Assignment:
Your answer must contain each line of the listing in which "stats" appears, copied in full.

Information shown:

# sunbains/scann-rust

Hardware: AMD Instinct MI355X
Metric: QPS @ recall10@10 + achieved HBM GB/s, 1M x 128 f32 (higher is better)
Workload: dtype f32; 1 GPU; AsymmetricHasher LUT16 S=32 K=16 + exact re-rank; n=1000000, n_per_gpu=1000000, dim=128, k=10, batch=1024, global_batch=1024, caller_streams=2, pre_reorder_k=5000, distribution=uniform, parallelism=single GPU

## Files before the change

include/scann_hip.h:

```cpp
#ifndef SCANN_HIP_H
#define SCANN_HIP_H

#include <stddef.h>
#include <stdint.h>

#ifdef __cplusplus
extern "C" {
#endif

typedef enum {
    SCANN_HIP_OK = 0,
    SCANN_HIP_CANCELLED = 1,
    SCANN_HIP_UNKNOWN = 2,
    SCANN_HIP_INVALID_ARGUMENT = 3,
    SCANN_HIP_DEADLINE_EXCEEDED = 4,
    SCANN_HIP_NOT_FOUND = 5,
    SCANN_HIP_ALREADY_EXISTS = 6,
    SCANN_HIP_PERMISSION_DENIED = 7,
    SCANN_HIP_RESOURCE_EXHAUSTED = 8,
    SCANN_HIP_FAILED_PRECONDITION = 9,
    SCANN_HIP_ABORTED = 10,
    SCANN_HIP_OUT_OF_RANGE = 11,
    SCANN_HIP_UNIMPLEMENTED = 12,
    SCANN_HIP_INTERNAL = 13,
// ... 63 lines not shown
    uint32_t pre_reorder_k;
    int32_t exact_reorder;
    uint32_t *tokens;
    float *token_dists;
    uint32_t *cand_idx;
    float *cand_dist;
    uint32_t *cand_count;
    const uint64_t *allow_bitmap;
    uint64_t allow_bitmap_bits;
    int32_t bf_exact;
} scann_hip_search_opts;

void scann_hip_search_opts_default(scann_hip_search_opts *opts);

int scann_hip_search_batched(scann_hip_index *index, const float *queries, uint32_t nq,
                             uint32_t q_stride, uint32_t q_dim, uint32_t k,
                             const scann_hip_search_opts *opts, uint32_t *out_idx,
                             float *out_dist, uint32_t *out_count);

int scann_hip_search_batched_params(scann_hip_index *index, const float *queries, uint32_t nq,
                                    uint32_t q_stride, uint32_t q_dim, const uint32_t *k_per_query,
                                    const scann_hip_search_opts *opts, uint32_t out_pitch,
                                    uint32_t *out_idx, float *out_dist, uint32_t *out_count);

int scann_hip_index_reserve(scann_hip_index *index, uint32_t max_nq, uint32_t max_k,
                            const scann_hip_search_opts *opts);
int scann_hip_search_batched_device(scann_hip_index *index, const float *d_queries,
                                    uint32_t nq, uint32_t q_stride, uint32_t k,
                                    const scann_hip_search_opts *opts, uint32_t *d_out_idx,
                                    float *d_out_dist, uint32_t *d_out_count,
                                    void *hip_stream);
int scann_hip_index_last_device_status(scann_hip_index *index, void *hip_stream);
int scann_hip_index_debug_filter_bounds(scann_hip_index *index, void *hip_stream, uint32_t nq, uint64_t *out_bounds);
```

...

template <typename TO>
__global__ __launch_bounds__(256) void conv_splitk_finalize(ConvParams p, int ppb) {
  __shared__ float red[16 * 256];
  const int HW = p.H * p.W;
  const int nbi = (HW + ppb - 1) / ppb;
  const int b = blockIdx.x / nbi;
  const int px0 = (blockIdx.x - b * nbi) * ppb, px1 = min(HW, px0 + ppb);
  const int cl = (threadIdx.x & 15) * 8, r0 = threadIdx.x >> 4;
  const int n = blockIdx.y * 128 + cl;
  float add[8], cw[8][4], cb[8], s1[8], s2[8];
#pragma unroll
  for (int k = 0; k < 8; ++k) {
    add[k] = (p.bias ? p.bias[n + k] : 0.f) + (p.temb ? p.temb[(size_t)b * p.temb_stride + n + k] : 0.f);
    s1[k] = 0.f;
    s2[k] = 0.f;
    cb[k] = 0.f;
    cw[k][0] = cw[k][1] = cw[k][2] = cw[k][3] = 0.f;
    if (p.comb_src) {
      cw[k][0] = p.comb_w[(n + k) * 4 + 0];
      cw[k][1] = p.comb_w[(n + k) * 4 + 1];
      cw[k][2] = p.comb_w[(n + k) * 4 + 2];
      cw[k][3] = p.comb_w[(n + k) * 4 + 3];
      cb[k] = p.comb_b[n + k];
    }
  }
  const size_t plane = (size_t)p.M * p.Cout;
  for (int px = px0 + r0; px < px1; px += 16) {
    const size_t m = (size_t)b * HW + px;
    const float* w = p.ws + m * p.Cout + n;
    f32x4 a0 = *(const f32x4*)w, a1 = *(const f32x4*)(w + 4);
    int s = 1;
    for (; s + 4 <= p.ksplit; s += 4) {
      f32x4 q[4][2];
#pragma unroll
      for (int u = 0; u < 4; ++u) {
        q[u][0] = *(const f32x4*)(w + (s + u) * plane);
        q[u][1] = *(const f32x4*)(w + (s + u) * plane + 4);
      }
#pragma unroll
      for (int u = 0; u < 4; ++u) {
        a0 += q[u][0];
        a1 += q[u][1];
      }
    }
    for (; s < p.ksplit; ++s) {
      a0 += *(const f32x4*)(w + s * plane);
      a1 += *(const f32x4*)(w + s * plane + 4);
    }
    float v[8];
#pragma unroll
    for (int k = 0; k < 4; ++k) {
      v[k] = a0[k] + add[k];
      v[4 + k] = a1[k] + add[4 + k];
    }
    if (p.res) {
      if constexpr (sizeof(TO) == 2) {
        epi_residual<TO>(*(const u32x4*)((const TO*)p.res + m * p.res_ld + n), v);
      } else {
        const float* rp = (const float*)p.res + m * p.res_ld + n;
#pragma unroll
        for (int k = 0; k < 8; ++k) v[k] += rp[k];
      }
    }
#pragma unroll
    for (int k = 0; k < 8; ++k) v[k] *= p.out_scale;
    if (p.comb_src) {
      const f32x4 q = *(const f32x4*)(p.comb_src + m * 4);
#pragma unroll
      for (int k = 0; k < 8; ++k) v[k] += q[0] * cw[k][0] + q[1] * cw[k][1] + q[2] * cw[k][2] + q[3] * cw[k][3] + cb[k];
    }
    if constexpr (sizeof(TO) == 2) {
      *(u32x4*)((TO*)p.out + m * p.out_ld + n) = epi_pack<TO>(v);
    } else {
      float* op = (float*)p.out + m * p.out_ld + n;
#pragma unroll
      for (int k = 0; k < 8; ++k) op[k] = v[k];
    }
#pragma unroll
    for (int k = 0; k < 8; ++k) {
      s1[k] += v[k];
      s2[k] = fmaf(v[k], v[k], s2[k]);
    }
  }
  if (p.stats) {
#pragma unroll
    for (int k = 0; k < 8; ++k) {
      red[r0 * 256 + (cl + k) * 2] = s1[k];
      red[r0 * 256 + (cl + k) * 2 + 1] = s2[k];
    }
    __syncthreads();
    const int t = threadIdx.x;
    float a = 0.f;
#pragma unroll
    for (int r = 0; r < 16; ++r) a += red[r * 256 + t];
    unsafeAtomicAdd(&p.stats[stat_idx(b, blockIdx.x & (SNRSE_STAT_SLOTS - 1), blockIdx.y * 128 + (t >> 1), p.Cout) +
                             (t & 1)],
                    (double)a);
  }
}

Solution:
  if (p.stats) {
    unsafeAtomicAdd(&p.stats[stat_idx(b, blockIdx.x & (SNRSE_STAT_SLOTS - 1), blockIdx.y * 128 + (t >> 1), p.Cout) +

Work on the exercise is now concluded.